Чем труднее и переменчивее у народа его историческая судьба, тем он постояннее и миролюбивее по нраву. Это касается и нас, болгар.

Но у вьетнамцев мы наблюдаем совсем уникальное явление: их нежность, прошедшая сквозь огонь, кровь и жестокость, осталась нетронутой. Даже, мне кажется, она становилась все утонченнее под грубыми шагами тысячелетий. Она оттачивалась как на токарном станке. В человеческой природе таится удивительная способность: устоять перед внешним миром, создавая в себе его противоположность. Известный эффект «обратной связи». Резкое соприкосновение с холодом вызывает более бурное горение в живом организме. Противоположные явления сближаются и в наших ощущениях. Прикосновение ледяного железа обжигает подобно огню.

В загадочном мире психики физический закон обратной связи тоже подтверждает себя. Чем грубее внешний нажим, тем нежнее, тоньше, душевнее, духовнее, если хотите, самозащита.

Бесчисленны легенды этой страны. Здесь исторические события стали легендами, а легенды — историей. Я не встречала у других народов такой кровной связи прошлого с настоящим. Сегодняшний день не отбрасывает прошлого, но привлекает его, не убивает убитых снова и снова, но оживляет их.

Мы, едва придя на арену жизни, стремимся зачеркнуть все, что было до нас, и начать на голом месте. Тщимся быть началом, не желая быть продолжением.

Время во Вьетнаме несет не отрицание, а подтверждение. Сегодняшний день не выхолащивает вчерашний, но обогащает его. И тогда он сам становится историей.

После самых немилосердных бомбежек вьетнамец собирает обломки буддийских храмов, осколки бомб, патроны и ружья.
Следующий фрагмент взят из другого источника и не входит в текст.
# 6Lackiu/EMplanner_Carla

Hardware: AMD Instinct MI355X
Metric: planning cycles/sec (DP+QP, 40x9 S-L lattice, 8 obs) (higher is better)
Workload: dtype f64

## Files before the change

emplanner_carla_amd/csrc/emp_frenet_core.h:

```cpp
#pragma once

#include "emp_core.h"

#if !defined(__HIPCC__)
#include <algorithm>
#endif

namespace emp {

#if !defined(__HIPCC__)
using std::max;
using std::min;
#endif

struct Node {
    double x, y, theta, kappa;
};
EMP_HD Node node_at(const double* line, int i) { return Node{line[4 * i], line[4 * i + 1], line[4 * i + 2], line[4 * i + 3]}; }

EMP_HD int match_scan(const double* line, int n_ref, double x, double y, int first, int step, int limit) {
    int match = 0, worse = 0;
    double best = __builtin_inf();
    for (int i = first; i >= 0 && i < n_ref; i += step) {
        const double dx = line[4 * i] - x, dy = line[4 * i + 1] - y;
        const double d = sqrt(dx * dx + dy * dy);
        if (d < best) {
            best = d;
            match = i;
            worse = 0;
        } else if (++worse >= limit) {
            break;
        }
    }
    return match;
}

EMP_HD double dot2(double a0, double a1, double b0, double b1) { return __builtin_fma(a1, b1, a0 * b0); }

EMP_HD void sincos_pair(double x, double* s, double* c) {
#if defined(__HIP_DEVICE_COMPILE__)
    sincos(x, s, c);
#else
    *s = sin(x);
    *c = cos(x);
#endif
}

EMP_HD Node node_advanced(const Node& m, double ds, double c, double s) {
    return Node{m.x + ds * c, m.y + ds * s, m.theta + m.kappa * ds, m.kappa};
}
EMP_HD void normal_offset(double x, double y, double l, double c, double s, double* ox, double* oy) {
    *ox = x + l * (-s);
    *oy = y + l * c;
}

EMP_HD Node project_on_cs(const Node& m, double c, double s, double x, double y) {
    return node_advanced(m, dot2(x - m.x, y - m.y, c, s), c, s);
}
EMP_HD Node project_on(const Node& m, double x, double y) {
    double c, s;
    sincos_pair(m.theta, &s, &c);
    return project_on_cs(m, c, s, x, y);
}
EMP_HD double projection_s_cs(const Node& m, double c, double s, double s_at_m, double x, double y) {
    return s_at_m + dot2(x - m.x, y - m.y, c, s);
}

EMP_HD double projection_s(const Node& m, double s_at_m, double x, double y) {
    double c, sn;
    sincos_pair(m.theta, &sn, &c);
    return s_at_m + dot2(x - m.x, y - m.y, c, sn);
}

EMP_HD double lateral_offset(const Node& proj, double x, double y) {
    double c, s;
    sincos_pair(proj.theta, &s, &c);
    return dot2(x - proj.x, y - proj.y, -s, c);
}
EMP_HD double lateral_offset_cs(const Node& proj, double c, double s, double x, double y) {
    return dot2(x - proj.x, y - proj.y, -s, c);
}

EMP_HD void s_map_build(const double* line, int n_ref, double ox, double oy, double* s_map) {
    const int m0 = match_scan(line, n_ref, ox, oy, 0, 1, 50);
    double acc = 0.0;
    s_map[0] = 0.0;
    for (int i = 1; i < n_ref; ++i) {
        const double dx = line[4 * i] - line[4 * (i - 1)], dy = line[4 * i + 1] - line[4 * (i - 1) + 1];
        acc = sqrt(dx * dx + dy * dy) + acc;
        s_map[i] = acc;
    }
    const double s0 = projection_s(node_at(line, m0), s_map[m0], ox, oy);
    for (int i = 0; i < n_ref; ++i) s_map[i] = s_map[i] - s0;
}

struct FrenetState {
    double l, l_dot, s_dot, l_ddot, dl_ds, s_ddot, ddl_ds;
};
EMP_HD FrenetState frenet_state_cs(const Node& proj, double c, double s, double px, double py, double vx, double vy, double ax,
                                   double ay) {
    FrenetState o;
    const double k = proj.kappa;
    o.l = dot2(px - proj.x, py - proj.y, -s, c);
    o.l_dot = dot2(vx, vy, -s, c);
    o.s_dot = dot2(vx, vy, c, s) / (1.0 - k * o.l);
    o.l_ddot = dot2(ax, ay, -s, c) - k * (1.0 - k * o.l) * (o.s_dot * o.s_dot);
    o.dl_ds = (fabs(o.s_dot) < 1e-6) ? 0.0 : o.l_dot / o.s_dot;
    o.s_ddot = (dot2(ax, ay, c, s) + 2.0 * (o.s_dot * o.s_dot * k * o.dl_ds) + o.s_dot * o.s_dot * 0.0 * o.l) / (1.0 - k * o.l);
    o.ddl_ds = (fabs(o.s_dot) < 1e-6) ? 0.0 : (o.l_ddot - o.dl_ds * o.s_ddot) / (o.s_dot * o.s_dot);
    return o;
}
EMP_HD FrenetState frenet_state(const Node& proj, double px, double py, double vx, double vy, double ax, double ay) {
    double c, s;
    sincos_pair(proj.theta, &s, &c);
    return frenet_state_cs(proj, c, s, px, py, vx, vy, ax, ay);
}

EMP_HD bool proj_point(const double* line, const double* s_map, int n_ref, double s, int* idx, Node* out) {
    int i = *idx;
    while (true) {
        if (i + 1 >= n_ref) return false;
        if (!(s_map[i + 1] < s)) break;
        ++i;
    }
    const Node m = node_at(line, i);
    const double ds = s - s_map[i];
    double c, sn;
    sincos_pair(m.theta, &sn, &c);
    *out = node_advanced(m, ds, c, sn);
    *idx = i;
    return true;
}

EMP_HD int walk_from_zero(const double* sm, int P, double s, bool* off_end) {
    int lo = 0, hi = P - 1;
    while (lo < hi) {
        const int mid = (lo + hi) >> 1;
        if (sm[mid + 1] < s) lo = mid + 1;
        else hi = mid;
    }
    *off_end = lo + 1 >= P;
    return lo;
}

EMP_HD int argmin_abs(const double* s, int stride, int n, double target) {
    int best = 0;
    double bv = fabs(s[0] - target);
    for (int j = 1; j < n; ++j) {
        const double v = fabs(s[j * stride] - target);
        if (v < bv) {
            bv = v;
            best = j;
        }
    }
    return best;
}

EMP_HD void argmin_abs3(const double* s, int n, double t0, double t1, double t2, int* i0, int* i1, int* i2) {
    const double f = s[0];
    double b0 = fabs(f - t0), b1 = fabs(f - t1), b2 = fabs(f - t2);
    int k0 = 0, k1 = 0, k2 = 0;
    for (int j0 = 1; j0 < n; j0 += 4) {
        double v[4];
#pragma unroll
        for (int u = 0; u < 4; ++u) v[u] = s[min(j0 + u, n - 1)];
#pragma unroll
        for (int u = 0; u < 4; ++u) {
            const int j = j0 + u;
            const double a0 = fabs(v[u] - t0), a1 = fabs(v[u] - t1), a2 = fabs(v[u] - t2);
            if (a0 < b0) { b0 = a0; k0 = j; }
            if (a1 < b1) { b1 = a1; k1 = j; }
            if (a2 < b2) { b2 = a2; k2 = j; }
        }
    }
    *i0 = min(k0, n - 1);
    *i1 = min(k1, n - 1);
    *i2 = min(k2, n - 1);
}

EMP_HD bool lmin_lmax(const double* dp_s, const double* dp_l, int stride, int n, const double* obs_s,
                                 const double* obs_l, int n_obs, double obs_length, double obs_width, double* l_min,
                                 double* l_max) {
    for (int j = 0; j < n; ++j) {
        l_min[j] = -10.0;
        l_max[j] = 10.0;
    }
    for (int k = 0; k < n_obs; ++k) {
        const int lo = argmin_abs(dp_s, stride, n, obs_s[k] - obs_length / 2.0) + 2;
        const int hi = argmin_abs(dp_s, stride, n, obs_s[k] + obs_length / 2.0) + 2;
        const int centre = argmin_abs(dp_s, stride, n, obs_s[k]);
        const bool below = dp_l[centre * stride] < obs_l[k];
        for (int j = lo; j <= hi; ++j) {
            if (j >= n) return false;
            if (below) l_max[j] = fmin(l_max[j], obs_l[k] - obs_width / 2.0);
            else l_min[j] = fmax(l_min[j], obs_l[k] + obs_width / 2.0);
        }
    }
    return true;
}

EMP_HD double centred_diff(const double* v, int stride, int i, int m) {
    const int a = (i - 1 > 0) ? i - 1 : 0, b = (i < m - 2) ? i : m - 2;
    return ((v[(a + 1) * stride] - v[a * stride]) + (v[(b + 1) * stride] - v[b * stride])) / 2.0;
}

EMP_HD void heading_kappa(const double* xy, int stride, int m, double* theta, int tstride, double* kappa, int kstride) {
    for (int i = 0; i < m; ++i) {
        const double dx = centred_diff(xy, stride, i, m), dy = centred_diff(xy + 1, stride, i, m);
        theta[i * tstride] = atan2(dy, dx);
    }
    for (int i = 0; i < m; ++i) {
        const double dx = centred_diff(xy, stride, i, m), dy = centred_diff(xy + 1, stride, i, m);
        kappa[i * kstride] = sin(centred_diff(theta, tstride, i, m)) / sqrt(dx * dx + dy * dy);
    }
}

}
```

emplanner_carla_amd/csrc/emp_qp_rows.h:

```cpp
#pragma once

#include "emp_qp_wave.h"

#ifndef EMP_QP_DEBUG_ROWS
#define EMP_QP_DEBUG_ROWS(...)
#endif

namespace emp {

#pragma clang fp contract(fast)

template <int GP, class Op>
__device__ __forceinline__ double oct_reduce(double v, Op op) {
    static_assert(GP == 8 || GP == 16, "groups of 8 or 16 lanes");
    v = op(v, dpp_move<0xB1>(v));
    v = op(v, dpp_move<0x4E>(v));
    v = op(v, dpp_move<0x141>(v));
    if constexpr (GP == 16) v = op(v, dpp_move<0x140>(v));
    return v;
}
template <int GP>
__device__ __forceinline__ double oct_max(double v) { return oct_reduce<GP>(v, [](double a, double b) { return vmax(a, b); }); }
template <int GP>
__device__ __forceinline__ double oct_min(double v) { return oct_reduce<GP>(v, [](double a, double b) { return vmin(a, b); }); }
// ... 116 lines not shown
        for (int e = 1; e <= KD; ++e) p[e] = lane_up1(y[R - e]);
#pragma unroll
        for (int r = 0; r < R; ++r) {
            double acc = rhs[r];
#pragma unroll
            for (int e = 1; e <= KD; ++e) acc = __builtin_fma(-low[r][e], (r >= e) ? y[r - e] : p[e - r], acc);
            y[r] = acc * rinv[r];
        }
    }
    double x[R];
#pragma unroll
    for (int r = 0; r < R; ++r) x[r] = y[r] * rinv[r];
    for (int k = 0; k < steps; ++k) {
        double q[KD + 1];
#pragma unroll
        for (int e = 1; e <= KD; ++e) q[e] = lane_dn1(x[e - 1]);
#pragma unroll
        for (int r = R - 1; r >= 0; --r) {
            double acc = y[r];
#pragma unroll
            for (int e = 1; e <= KD; ++e) acc = __builtin_fma(-a[r][e], (r + e < R) ? x[r + e] : q[r + e - R + 1], acc);
            x[r] = acc * rinv[r];
        }
    }
#pragma unroll
    for (int r = 0; r < R; ++r) b[r] = x[r];
}

template <int GP, int R>
__device__ __forceinline__ bool band_chol_rows3(double (&a)[R][4], double (&rinv)[R], double (&low)[R][4], int N, int gl,
                                               bool active, int steps) {
    static_assert(R >= 3, "a lane must hold at least KD = 3 rows");
    double A[R][4];
    bool rowv[R], inband[R][4];
#pragma unroll
    for (int r = 0; r < R; ++r) {
        const int j = gl * R + r;
        rowv[r] = active && j < N;
#pragma unroll
        for (int d = 0; d < 4; ++d) {
            A[r][d] = rowv[r] ? a[r][d] : (d == 0 ? 1.0 : 0.0);
            a[r][d] = A[r][d];
            inband[r][d] = rowv[r] && j + d < N;
        }
        rinv[r] = 1.0;
    }
    double diag[R];
    for (int k = 0; k < steps; ++k) {
        const double n1_1 = lane_up1(a[R - 1][1]), n1_2 = lane_up1(a[R - 1][2]), n1_3 = lane_up1(a[R - 1][3]);
        const double n2_2 = lane_up1(a[R - 2][2]), n2_3 = lane_up1(a[R - 2][3]);
        const double n3_3 = lane_up1(a[R - 3][3]);
#pragma unroll
        for (int r = 0; r < R; ++r) {
            double u1_1, u1_2, u1_3, u2_2, u2_3, u3_3;
            if (r >= 1) { u1_1 = a[r - 1][1]; u1_2 = a[r - 1][2]; u1_3 = a[r - 1][3]; }
            else        { u1_1 = n1_1; u1_2 = n1_2; u1_3 = n1_3; }
            if (r >= 2)      { u2_2 = a[r - 2][2]; u2_3 = a[r - 2][3]; }
            else if (r == 1) { u2_2 = n1_2; u2_3 = n1_3; }
            else             { u2_2 = n2_2; u2_3 = n2_3; }
            if (r >= 3)      u3_3 = a[r - 3][3];
            else if (r == 2) u3_3 = n1_3;
            else if (r == 1) u3_3 = n2_3;
            else             u3_3 = n3_3;
            double acc0 = A[r][0], acc1 = A[r][1], acc2 = A[r][2];
            const double acc3 = A[r][3];
            acc0 = __builtin_fma(-u1_1, u1_1, acc0);
            acc1 = __builtin_fma(-u1_1, u1_2, acc1);
            acc2 = __builtin_fma(-u1_1, u1_3, acc2);
            acc0 = __builtin_fma(-u2_2, u2_2, acc0);
            acc1 = __builtin_fma(-u2_2, u2_3, acc1);
            acc0 = __builtin_fma(-u3_3, u3_3, acc0);
            diag[r] = acc0;
            const double rs = fast_rsqrt(acc0 > 0.0 ? acc0 : 1.0);
            a[r][0] = acc0 * rs;
            a[r][1] = inband[r][1] ? acc1 * rs : 0.0;
            a[r][2] = inband[r][2] ? acc2 * rs : 0.0;
            a[r][3] = inband[r][3] ? acc3 * rs : 0.0;
            rinv[r] = rs;
        }
    }
    bool bad = false;
#pragma unroll
    for (int r = 0; r < R; ++r) {
        const double offd = fabs(a[r][1]) + fabs(a[r][2]) + fabs(a[r][3]);
        bad = bad || (rowv[r] && !(diag[r] > 0.0 && diag[r] < 1e300 && offd < 1e300));
    }
    const bool failed = oct_any<GP>(bad);
    if (failed) {
#pragma unroll
        for (int r = 0; r < R; ++r) {
            a[r][0] = 1.0;
            a[r][1] = a[r][2] = a[r][3] = 0.0;
            rinv[r] = 1.0;
        }
    }
    {
        const double n1 = lane_up1(a[R - 1][1]), n1b = lane_up1(a[R - 1][2]), n1c = lane_up1(a[R - 1][3]);
        const double n2b = lane_up1(a[R - 2][2]), n2c = lane_up1(a[R - 2][3]);
        const double n3c = lane_up1(a[R - 3][3]);
        const bool first = gl == 0;
#pragma unroll
        for (int r = 0; r < R; ++r) {
            low[r][0] = 0.0;
            low[r][1] = (r >= 1) ? a[r - 1][1] : (first ? 0.0 : n1);
            low[r][2] = (r >= 2) ? a[r - 2][2] : (r == 1 ? (first ? 0.0 : n1b) : (first ? 0.0 : n2b));
            low[r][3] = (r >= 3) ? a[r - 3][3] : (r == 2 ? (first ? 0.0 : n1c) : (r == 1 ? (first ? 0.0 : n2c) : (first ? 0.0 : n3c)));
        }
    }
    return !failed;
}

template <int R>
__device__ __forceinline__ void band_solve_rows3(const double (&a)[R][4], const double (&rinv)[R], const double (&low)[R][4],
                                                double (&b)[R], int steps) {
    double rhs[R], y[R];
#pragma unroll
    for (int r = 0; r < R; ++r) {
        rhs[r] = (fabs(b[r]) < 1e300) ? b[r] : 0.0;
        y[r] = rhs[r] * rinv[r];
    }
    for (int k = 0; k < steps; ++k) {
        const double p1 = lane_up1(y[R - 1]), p2 = lane_up1(y[R - 2]), p3 = lane_up1(y[R - 3]);
#pragma unroll
        for (int r = 0; r < R; ++r) {
            const double y1 = (r >= 1) ? y[r - 1] : p1;
            const double y2 = (r >= 2) ? y[r - 2] : (r == 1 ? p1 : p2);
            const double y3 = (r >= 3) ? y[r - 3] : (r == 2 ? p1 : (r == 1 ? p2 : p3));
            double acc = __builtin_fma(-low[r][1], y1, rhs[r]);
            acc = __builtin_fma(-low[r][2], y2, acc);
            acc = __builtin_fma(-low[r][3], y3, acc);
            y[r] = acc * rinv[r];
        }
    }
    double x[R];
#pragma unroll
    for (int r = 0; r < R; ++r) x[r] = y[r] * rinv[r];
    for (int k = 0; k < steps; ++k) {
        const double q1 = lane_dn1(x[0]), q2 = lane_dn1(x[1]), q3 = lane_dn1(x[2]);
#pragma unroll
        for (int r = R - 1; r >= 0; --r) {
            const double x1 = (r + 1 < R) ? x[r + 1] : q1;
            const double x2 = (r + 2 < R) ? x[r + 2] : (r + 2 == R ? q1 : q2);
            const double x3 = (r + 3 < R) ? x[r + 3] : (r + 3 == R ? q1 : (r + 3 == R + 1 ? q2 : q3));
            double acc = __builtin_fma(-a[r][1], x1, y[r]);
            acc = __builtin_fma(-a[r][2], x2, acc);
            acc = __builtin_fma(-a[r][3], x3, acc);
            x[r] = acc * rinv[r];
        }
    }
#pragma unroll
    for (int r = 0; r < R; ++r) b[r] = x[r];
}
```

В каждой деревне есть музей с экспонатами, еще не остывшими в прямом, а не в гиперболическом смысле.

Двадцатый век здесь воюет против всех прошлых столетий. Кибернетика соседствует с заостренными бамбуковыми кольями, сверхзвуковые самолеты — с капканами и волчьими ямами, напалм — с подводными трубочками, которые употреблялись еще во времена нашествия монгольских орд.

Но дело не только в трубочках и первобытных капканах. Против машин и роботов (называемых солдатами) двадцатого века поднимаются древние времена с легендами и песнями, с воспоминаниями о героях и подвигах, с наивностью и чистотой. Вот уж сколько лет двадцатый век обрушивает сталь и огонь, но не может сокрушить и угасить простенькой веры в правое дело.

В сознании простых вьетнамцев времена диффузируют одно в другом. Чума ассоциируется с атомной бомбой, атомная бомба — с чумой.

Вьетнамцы живут в каком-то компактном нетекущем времени. Поэтому, может быть, они так спокойны перед смертью. Их земля не знает забвенья.

* * *

Не имеющему памяти бессмысленно говорить о забвении.